Kadesha Gibbs is a center on Newton-Conover High School's basketball team. She does not normally miss free throws. However, when she lined up to take a shot on Tuesday, the ball went far right of the hoop and fell below the board.
At a schoolwide assembly, law enforcement and other authorities talked to students about safe driving as part of National Teen Driver Safety Week. Gibbs and Hunter Davis, who's on the men's basketball team, donned a pair of fatal vision goggles that simulates alcohol impairment.
"It was hard," Gibbs said. "I couldn't see straight."
She said her vision was still a little blurry for a few seconds after she took off the goggles while her eyes re-adjusted.
Car wrecks are the No. 1 cause of death for teens, and October is the deadliest month for teen drivers, according to information gathered by a State Farm Insurance study. In 2007, Congress declared the third week in October as National Teen Driver Safety Week to draw attention to the statistic, said Sig Holcomb, an agent with State Farm Insurance in Conover.
Although teens comprise only 7 percent of the licensed drivers in North Carolina, they account for 14 percent of the fatalities, said Master Trooper Randy Sales with the Highway Patrol.
Holcomb started the day at Newton-Conover High with Strapped for Cash. He gave $1 to the first 50 cars with student drivers who had all occupants buckled up.
"It took 60 cars to hand out the $50. If the police were out there, they'd have handed out tickets to those of you that didn't have your seatbelts on," Holcomb told the crowd.
Sylvia Fisher with Catawba County EMS confronted the students with shocking ideas.
"Do you like going to the bathroom by yourself?" she asked. "Because some of the people at the wrecks we go to, the people are paralyzed. They now have to wear diapers. The burns we see, they take your skin and cut it off."
Fisher also warned students that if they make a bad decision while driving, it won't just affect them, it could affect their boyfriend, girlfriend, siblings, or whoever else is in the car.
BJ Mullinax, the newly appointed district judge, graduated from Newton-Conover High. He said while he was in school, two classmates died from car wrecks.
During his sophomore year, a student was leaving the back parking lot headed to the mall. The student went straight through the stoplight, ran off the right side of the road, went to the left, hit a car head-on and died.
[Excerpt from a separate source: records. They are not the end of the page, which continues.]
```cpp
template <int P, typename T>
static int run_l2p(nbco_ctx *c, const float4 *pos, const float *center, const T *local, const float4 *near, const int *chunk_off,
                   const int *index, int mlt_max, const int *unsort, int scatter, const float *param, float *a, int have_near, long long n, int L,
                   long long own0, long long own_n, const int2 *sec_range, const float4 *react, long long react_cap, int react_stride)
{
	hipLaunchKernelGGL((l2p_gen_kernel<P, T>), dim3(grid_for(own_n)), dim3(kBlock), 0, c->stream, pos, center, local, near, chunk_off, index, mlt_max,
	                   unsort, scatter, param, a, have_near, n, L, own0, own_n, sec_range, react, (int)std::min<long long>(react_cap, 0x7fffffff), react_stride);
	NBCO_HIP(hipGetLastError());
	return NBCO_OK;
}

}

#define NBCO_DISPATCH_P(P, CALL)                                                       \
	switch (P)                                                                         \
	{                                                                                  \
	case 1: return CALL(1); case 2: return CALL(2); case 3: return CALL(3); case 4: return CALL(4); \
	case 5: return CALL(5); case 6: return CALL(6); case 7: return CALL(7); case 8: return CALL(8); \
	case 9: return CALL(9); case 10: return CALL(10);                                                \
	default: return c->fail(NBCO_ERR_UNSUPPORTED, "generated far-field operators exist for orders 1..10"); \
	}

int launch_kd_centres(nbco_ctx *c, float *center, int *mult, int L, const float *lbound, const float *rbound, float4 *csz)
{
	if (L == 0)
	{
		hipLaunchKernelGGL(kd_centres_kernel, dim3(1), dim3(kBlock), 0, c->stream, center, mult, 0, 0, lbound, rbound, csz, 1);
		NBCO_HIP(hipGetLastError());
		return NBCO_OK;
	}
	int bottom = L;
	for (; bottom > 16; bottom -= 8)
		hipLaunchKernelGGL(kd_centres_kernel, dim3(1 << (bottom - 8)), dim3(kBlock), 0, c->stream, center, mult, bottom, bottom - 8, lbound, rbound, csz,
		                   bottom == L ? 1 : 0);
	const int lr = bottom > 8 ? bottom - 8 : 0;
	hipLaunchKernelGGL(kd_centres_kernel, dim3(1 << lr), dim3(kBlock), 0, c->stream, center, mult, bottom, lr, lbound, rbound, csz, bottom == L ? 1 : 0);
	if (lr > 0) hipLaunchKernelGGL(kd_centres_top_kernel, dim3(1), dim3(kBlock), 0, c->stream, center, mult, lr - 1, lbound, rbound, csz);
	NBCO_HIP(hipGetLastError());
	return NBCO_OK;
}

int launch_upward_gen(nbco_ctx *c, int P, const float4 *pos, float *center, void *mpole, int *mult, const int *index, int L, int write_geom, int f64)
{
	if (f64)
	{
#define CALL(PP) run_upward<PP, double>(c, pos, center, (double *)mpole, mult, index, L, write_geom)
		NBCO_DISPATCH_P(P, CALL)
#undef CALL
	}
#define CALL(PP) run_upward<PP, float>(c, pos, center, (float *)mpole, mult, index, L, write_geom)
	NBCO_DISPATCH_P(P, CALL)
#undef CALL
}

int launch_kd_centres_top(nbco_ctx *c, float *center, int *mult, int ltop, const float *lbound, const float *rbound, float4 *csz)
{
	if ((1 << ltop) > kBlock) return c->fail(NBCO_ERR_UNSUPPORTED, "launch_kd_centres_top: too many top levels");
	hipLaunchKernelGGL(kd_centres_top_kernel, dim3(1), dim3(kBlock), 0, c->stream, center, mult, ltop, lbound, rbound, csz);
	NBCO_HIP(hipGetLastError());
	return NBCO_OK;
}

int launch_m2m_top_gen(nbco_ctx *c, int P, float *center, void *mpole, int *mult, int ltop, int L, int write_geom, int f64)
{
	if (f64)
	{
#define CALL(PP) run_m2m_top<PP, double>(c, center, (double *)mpole, mult, ltop, L, write_geom)
		NBCO_DISPATCH_P(P, CALL)
#undef CALL
	}
#define CALL(PP) run_m2m_top<PP, float>(c, center, (float *)mpole, mult, ltop, L, write_geom)
	NBCO_DISPATCH_P(P, CALL)
#undef CALL
}

int launch_downward_gen(nbco_ctx *c, int P, const float *center, void *local, int L, int dom_d, int dom_g, int f64)
{
	if (f64)
	{
#define CALL(PP) run_downward<PP, double>(c, center, (double *)local, L, dom_d, dom_g)
		NBCO_DISPATCH_P(P, CALL)
#undef CALL
	}
#define CALL(PP) run_downward<PP, float>(c, center, (float *)local, L, dom_d, dom_g)
	NBCO_DISPATCH_P(P, CALL)
#undef CALL
}

int launch_l2p_gen(nbco_ctx *c, int P, const float4 *pos, const float *center, const void *local, const float4 *near, const int *chunk_off,
                   const int *index, int mlt_max, const int *unsort, int scatter, const float *param, float *a, int have_near, long long n, int L,
                   long long own0, long long own_n, const int2 *sec_range, const float4 *react, long long react_cap, int react_stride, int f64)
{
	if (f64)
	{
#define CALL(PP) run_l2p<PP, double>(c, pos, center, (const double *)local, near, chunk_off, index, mlt_max, unsort, scatter, param, a, have_near, n, L, own0, own_n, sec_range, react, react_cap, react_stride)
		NBCO_DISPATCH_P(P, CALL)
#undef CALL
	}
#define CALL(PP) run_l2p<PP, float>(c, pos, center, (const float *)local, near, chunk_off, index, mlt_max, unsort, scatter, param, a, have_near, n, L, own0, own_n, sec_range, react, react_cap, react_stride)
	NBCO_DISPATCH_P(P, CALL)
#undef CALL
}

NBCO_CHECKED_COLLECT(nbco_checked_collect_far)
```

coulomb_oscillators_amd/csrc/k_fmm_kd.hip:

```cpp
#include "nbco_internal.hpp"
#include "k_p2p.hpp"
#include "kd_common.hpp"
#include "host_util.hpp"
#include <chrono>
#include <cmath>
#include <algorithm>
#include <vector>

namespace {

using kdc::wave_scan_add;
using kdc::wave_min_u32;

constexpr int sym_off(int n) { return n * (n + 1) * (n + 2) / 6; }
constexpr int tl_off(int n) { return n * n; }

struct TreeView
{
	float *center, *lbound, *rbound;
	float4 *csz;
	float *mpole, *local;
	int *mult, *index, *splitdim;
	int L, ntot;
};

constexpr int kBlock = 256;

__host__ __device__ inline int kd_beg(int l) { return (1 << l) - 1; }
__host__ __device__ inline int kd_cnt(int l) { return 1 << l; }

struct Dom
{
	int d, g;
};
__host__ __device__ inline bool dom_touch(const Dom dm, int node)
{
#ifdef __HIP_DEVICE_COMPILE__
	const int l = 31 - __clz(node + 1);
#else
	int l = 0;
	while ((2 << l) <= node + 1) ++l;
#endif
	const int pos = node - ((1 << l) - 1);
	return l >= dm.d ? (pos >> (l - dm.d)) == dm.g : (dm.g >> (dm.d - l)) == pos;
}

#include "kd_build_kernels.hpp"
#include "kd_traverse_kernels.hpp"
#include "kd_list_kernels.hpp"

static int kd_levels(long long n, int p, float dens_inhom, int tree_L)
{
	int L;
	if (tree_L == 0)
	{
		float s = (float)(p * p);
		L = (int)std::round(std::log2(dens_inhom * (float)n / s));
	}
	else L = tree_L;
	L = std::max(2, std::min(30, L));
	while ((1LL << L) > n) --L;
	return L;
}

static TreeView view_of(const KdTreeDev &k)
{
	TreeView t;
	t.center = k.center; t.lbound = k.lbound; t.rbound = k.rbound; t.csz = k.csz; t.mpole = k.mpole; t.local = k.local;
	t.mult = k.mult; t.index = k.index; t.splitdim = k.splitdim; t.L = k.L; t.ntot = k.ntot;
	return t;
}

struct PackCounts
{
	__host__ __device__ uint64_t operator()(unsigned cnt) const { return (uint64_t)cnt | ((uint64_t)((cnt + kP2PChunk - 1) / kP2PChunk) << 32); }
};
struct SplitRef
{
	int *s, *o;
	__host__ __device__ SplitRef &operator=(uint64_t v) { *s = (int)(uint32_t)v; *o = (int)(v >> 32); return *this; }
};
struct SplitIter
{
	using iterator_category = std::random_access_iterator_tag;
	using value_type = uint64_t;
	using difference_type = std::ptrdiff_t;
	using pointer = uint64_t *;
	using reference = SplitRef;
	int *s, *o;
	__host__ __device__ SplitRef operator*() const { return SplitRef{s, o}; }
	__host__ __device__ SplitRef operator[](difference_type i) const { return SplitRef{s + i, o + i}; }
	__host__ __device__ SplitIter operator+(difference_type i) const { return SplitIter{s + i, o + i}; }
	__host__ __device__ SplitIter operator-(difference_type i) const { return SplitIter{s - i, o - i}; }
	__host__ __device__ SplitIter &operator+=(difference_type i) { s += i; o += i; return *this; }
	__host__ __device__ SplitIter &operator++() { ++s; ++o; return *this; }
	__host__ __device__ difference_type operator-(const SplitIter &b) const { return s - b.s; }
};
static int build_directed_list(nbco_ctx *c, const int2 *pairs, const int2 *ranks, const int *pref_dev, long long capR, long long npairs_hint, int sub,
                               int self0, int nself, int ntargets, int shift, unsigned *cnt, int *start, uint64_t *keys_tmp, uint64_t *keys_out,
                               DevBuf &scan_tmp, const int *leaf_index = nullptr, const int *leaf_mult = nullptr, int2 *desc = nullptr,
                               int *chunk_off = nullptr, int4 *chunks = nullptr, const MutualLists *mutual = nullptr)
{
	hipStream_t st = c->stream;
	if (desc)
	{
		NBCO_TRY(exclusive_scan(c, scan_tmp, rocprim::make_transform_iterator((const unsigned *)cnt, PackCounts{}), SplitIter{start, chunk_off}, (uint64_t)0,
		                        (size_t)(ntargets + 1)));
	}
	else
		NBCO_TRY(exclusive_scan(c, scan_tmp, (int *)cnt, start, 0, (size_t)(ntargets + 1)));
	hipLaunchKernelGGL(list_fill_kernel, dim3(grid1d(npairs_hint + nself)), dim3(kBlock), 0, st, pairs, ranks, pref_dev, capR, sub, self0, nself, shift,
	                   (const int *)start, keys_tmp, (const int *)chunk_off, ntargets, leaf_index, leaf_mult,
	                   (desc && !mutual) ? chunks : (int4 *)nullptr, mutual ? 1 : 0);
	if (desc)
	{
		MutualLists mu;
		if (mutual) { mu = *mutual; mu.chunk = chunks; mu.chunk_off = chunk_off; mu.self0 = self0; mu.nself = nself; }
		const bool long_kernel = shift >= 11 && shift <= 16 && c->hint_np2p > 0 && 2 * c->hint_np2p > 48LL * (nself > 0 ? nself : ntargets);
		const int long_from = long_kernel ? 512 : 0;
		c->info.long_lists = long_kernel ? 1 : 0;
		hipLaunchKernelGGL(list_segsort_kernel<true>, dim3((ntargets + kBlock / 64 - 1) / (kBlock / 64)), dim3(kBlock), 0, st, (const int *)start, ntargets,
		                   keys_tmp, keys_out, shift, leaf_index, leaf_mult, desc, mu, long_from);
		if (long_kernel)
			hipLaunchKernelGGL(list_longsort_kernel, dim3(256), dim3(kLongBlock), 0, st, (const int *)start,
			                   ntargets, (const uint64_t *)keys_tmp, keys_out, shift, leaf_index, leaf_mult, desc, mu, long_from);
	}
	else
		hipLaunchKernelGGL(list_segsort_kernel<false>, dim3((ntargets + kBlock / 64 - 1) / (kBlock / 64)), dim3(kBlock), 0, st, (const int *)start,
		                   ntargets, keys_tmp, keys_out, shift, (const int *)nullptr, (const int *)nullptr, (int2 *)nullptr, MutualLists{}, 0);
	NBCO_HIP(hipGetLastError());
	return NBCO_OK;
}
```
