extern "C" int pvs_graph_prepare_runs(const int64_t* edge_index, const int64_t* edge_attr, int32_t n_edge_attr,
                                      int32_t N, int32_t E, int32_t n_graphs, const int32_t* node_ptr,
                                      const int32_t* edge_ptr, int32_t* rowptr, int32_t* row, int32_t* col,
                                      uint8_t* etype, int32_t* perm, int32_t* colptr, int32_t* cedge, float* inv_deg,
                                      int32_t* status, int32_t max_graph_nodes, void* workspace,
                                      size_t workspace_bytes, pvs_stream_t stream_) {
    hipStream_t stream = (hipStream_t)stream_;
    PVS_REQUIRE(N > 0 && E >= 0 && n_graphs > 0, "pvs_graph_prepare_runs: bad sizes N=%d E=%d B=%d", N, E, n_graphs);
    PVS_REQUIRE(max_graph_nodes >= 0, "pvs_graph_prepare_runs: bad max_graph_nodes %d", max_graph_nodes);
    PVS_REQUIRE(n_edge_attr >= 0 && n_edge_attr <= 255, "pvs_graph_prepare_runs: bad n_edge_attr %d", n_edge_attr);
    PVS_REQUIRE(n_edge_attr == 0 || (edge_attr && etype), "pvs_graph_prepare_runs: edge_attr/etype NULL");
    PVS_REQUIRE(node_ptr && edge_ptr, "pvs_graph_prepare_runs: node_ptr / edge_ptr NULL");
    PVS_REQUIRE((colptr == nullptr) == (cedge == nullptr), "pvs_graph_prepare_runs: colptr and cedge go together");
    PvsArena arena(workspace, workspace_bytes);
    RunsWs w;
    carve_runs(arena, N, E, n_graphs, max_graph_nodes, &w);
    PVS_REQUIRE(arena.ok(), "pvs_graph_prepare_runs: workspace too small (%zu < %zu)", workspace_bytes, arena.off);
    PvsProfScope prof(stream, PVS_PROF_PREPARE);
    const int T = 256;
    k_init_split<<<(n_graphs + T - 1) / T > 0 ? (n_graphs + T - 1) / T : 1, T, 0, stream>>>(n_graphs, edge_ptr, w.split, status);
    PVS_CHECK_LAUNCH();
    if (E > 0) {
        const bool vec = (E & 1) == 0 && (((uintptr_t)edge_index | (uintptr_t)edge_attr) & 15) == 0;
        const int pairs = (E + 1) / 2;
        if (vec)
            k_extract_runs<true><<<(pairs + T - 1) / T, T, 0, stream>>>(edge_index, edge_attr, n_edge_attr, N, E, n_graphs,
                                                                        node_ptr, edge_ptr, w.row32, w.col32, w.etype_in,
                                                                        w.split, status);
        else
            k_extract_runs<false><<<(pairs + T - 1) / T, T, 0, stream>>>(edge_index, edge_attr, n_edge_attr, N, E, n_graphs,
                                                                         node_ptr, edge_ptr, w.row32, w.col32, w.etype_in,
                                                                         w.split, status);
        PVS_CHECK_LAUNCH();
    }
    k_run_starts<<<(N + T - 1) / T, T, 0, stream>>>(w.row32, N, E, n_graphs, status, node_ptr, edge_ptr, w.split, w.start_a,
                                                    w.start_b, w.cnt_a, rowptr, inv_deg);
    PVS_CHECK_LAUNCH();
    if (E > 0) {
        k_place_runs<<<(E + T - 1) / T, T, 0, stream>>>(w.row32, w.col32, w.etype_in, E, n_graphs, edge_ptr, w.split,
                                                        rowptr, w.start_a, w.start_b, w.cnt_a, row, col,
                                                        n_edge_attr ? etype : nullptr, perm, status);
        PVS_CHECK_LAUNCH();
    }
    if (!cedge) return 0;
    static const bool force_sort = [] { const char* e = getenv("PVS_CSC_SORT"); return e && e[0] == '1'; }();
    if (w.csc_cnt && !force_sort) {
        const int cpg = csc_chunks_per_graph(n_graphs), stride = csc_stride(max_graph_nodes);
        const int waves = n_graphs * cpg, blocks = csc_blocks(n_graphs, cpg);
        const size_t lds = (size_t)kCscWaves * (stride + stride / 4) * sizeof(int32_t);
        if (lds > 48 * 1024) {
            PVS_CHECK_HIP(hipFuncSetAttribute((const void*)k_csc_pass<false>, hipFuncAttributeMaxDynamicSharedMemorySize, (int)lds));
            PVS_CHECK_HIP(hipFuncSetAttribute((const void*)k_csc_pass<true>, hipFuncAttributeMaxDynamicSharedMemorySize, (int)lds));
        }
        if (E > 0) {
            k_csc_pass<false><<<blocks, 64 * kCscWaves, lds, stream>>>(col, n_graphs, N, E, node_ptr, edge_ptr, cpg, stride,
                                                                        w.csc_cnt, nullptr, status);
            PVS_CHECK_LAUNCH();
        } else {
            PVS_CHECK_HIP(hipMemsetAsync(w.csc_cnt, 0, (size_t)waves * stride * sizeof(int32_t), stream));
        }
        k_csc_totals<<<(N + T - 1) / T, T, 0, stream>>>(w.csc_cnt, N, n_graphs, node_ptr, cpg, stride, w.indeg, status);
        PVS_CHECK_LAUNCH();
        k_csc_colptr<<<dim3((max_graph_nodes + 255) / 256, n_graphs < 65535 ? n_graphs : 65535), 256, 0, stream>>>(w.csc_cnt, w.indeg, N, E, n_graphs, node_ptr,
                                                                                         edge_ptr, cpg, stride, colptr, status);
        PVS_CHECK_LAUNCH();
        if (E > 0) {
            const char* tiles_env = getenv("PVS_CSC_TILES");
            const bool tiles_on = !(tiles_env && tiles_env[0] == '0');
            const int budget = 160 * 1024 - 256;
            auto fixed_bytes = [&](int nw) { return (size_t)(stride + 64) * 4 + (size_t)stride * 4 + (size_t)nw * stride * 3; };
            int nw = (cpg % 8 == 0 && fixed_bytes(8) + 2 * 32768 <= (size_t)budget) ? 8 : 4;
            int cap = ((int)budget - (int)fixed_bytes(nw)) / 2;
            if (cap > 65535) cap = 65535;
            const bool forced = tiles_env && tiles_env[0] == '2';
            const double avg_run = (double)E / ((double)(N > 0 ? N : 1) * (double)(cpg / nw));
            if (tiles_on && (avg_run >= 10.0 || forced) && cap >= 8192 && (size_t)nw * (stride + stride / 4) * 4 <= (size_t)budget) {
                const int tiles = n_graphs * (cpg / nw);
                if (nw == 8) {
                    PVS_CHECK_HIP(hipFuncSetAttribute((const void*)k_csc_place_tiles<8>, hipFuncAttributeMaxDynamicSharedMemorySize, budget));
                    k_csc_place_tiles<8><<<tiles, 64 * 8, budget, stream>>>(col, n_graphs, N, E, node_ptr, edge_ptr, cpg, stride,
                                                                           w.csc_cnt, colptr, cedge, status, cap);
                } else {
                    PVS_CHECK_HIP(hipFuncSetAttribute((const void*)k_csc_place_tiles<4>, hipFuncAttributeMaxDynamicSharedMemorySize, budget));
                    k_csc_place_tiles<4><<<tiles, 64 * 4, budget, stream>>>(col, n_graphs, N, E, node_ptr, edge_ptr, cpg, stride,
                                                                           w.csc_cnt, colptr, cedge, status, cap);
                }
            } else {
                k_csc_pass<true><<<blocks, 64 * kCscWaves, lds, stream>>>(col, n_graphs, N, E, node_ptr, edge_ptr, cpg, stride,
                                                                           w.csc_cnt, cedge, status);
            }
            PVS_CHECK_LAUNCH();
        }
        return 0;
    }
    if (E > 0) {
        size_t tb = w.sort_bytes;
        const int bits = key_bits(N > 1 ? N : 2);
        k_iota<<<(E + 255) / 256, 256, 0, stream>>>(E, w.iota);
        PVS_CHECK_LAUNCH();
        PVS_CHECK_HIP(hipcub::DeviceRadixSort::SortPairs(w.sort_tmp, tb, col, w.keys_tmp, w.iota, cedge, E, 0,
                                                         bits, stream));
    }
    k_lower_bounds<<<(N + 1 + T - 1) / T, T, 0, stream>>>(w.keys_tmp, E, N, colptr, nullptr);
    PVS_CHECK_LAUNCH();
    return 0;
}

During Mullinax's junior year, a student was driving at a high rate of speed and hit a car head-on and died.
"You don't want to be in school the day after something like that happens," Mullinax said. "The best years are ahead of you, and you want to see those days. It may be as simple as buckling your seat belt or driving at a safe speed."
District Attorney Jay Gaither said being in a hurry is no excuse.
"I'm always in a hurry. I was in a hurry to get here today," he said. "But going a little bit faster would only get me here a minute earlier. That's not worth it."
Gaither, too, lost classmates to car accidents in high school.
Sales spoke to the students about the three types of distractions all drivers are susceptible to: Vision, when their eyes aren't on the road; cognitive, when their mind is not on driving; and mechanical, when their hands aren't on the wheel.
"If you get a phone call or a text in the car, let your friend get it," Sales said. "As of Dec. 1, it will be illegal for all drivers to text and drive."
Students also were discouraged from drinking. Sgt. Dan Harris with the Newton Police Department said that of all the fatal wrecks involving 16 to 24-year-olds, 74 percent of the drivers had at least one drink of alcohol in their life, and 26 percent had their first drink before they were 13 years old.
"It's harder to kick the habit later if you start drinking early," Harris said. "And I know you think that it's cool, but I promise you, it's not. When you're laying on the roadside as a fatality and (the EMS) is coming to put you in a body bag, there's no coming back from that."
Students Adam Stacks and Tyler Black, both 17, said the stories Gaither and Mullinax told made an impression on them.
"I'll remember them telling stories about how their friends died in high school," Stacks said.
He said he never drinks and drives.
"I'm a safe driver," Stacks said. "I haven't had any tickets."
Black said he's been in an accident in which the driver had been drinking and the car struck a median.
Black said he never wants to be in that situation again.
Lisa Conner, 14, said she doesn't think the presentation will make a difference to some students, though.
"Kids are going to do what they want to do, no matter what," she said.
Blake McCourry, 15, isn't one of those. He said some of the drinking statistics and texting information made an impression on him. He hasn't started driving yet, but said he won't do either when he does.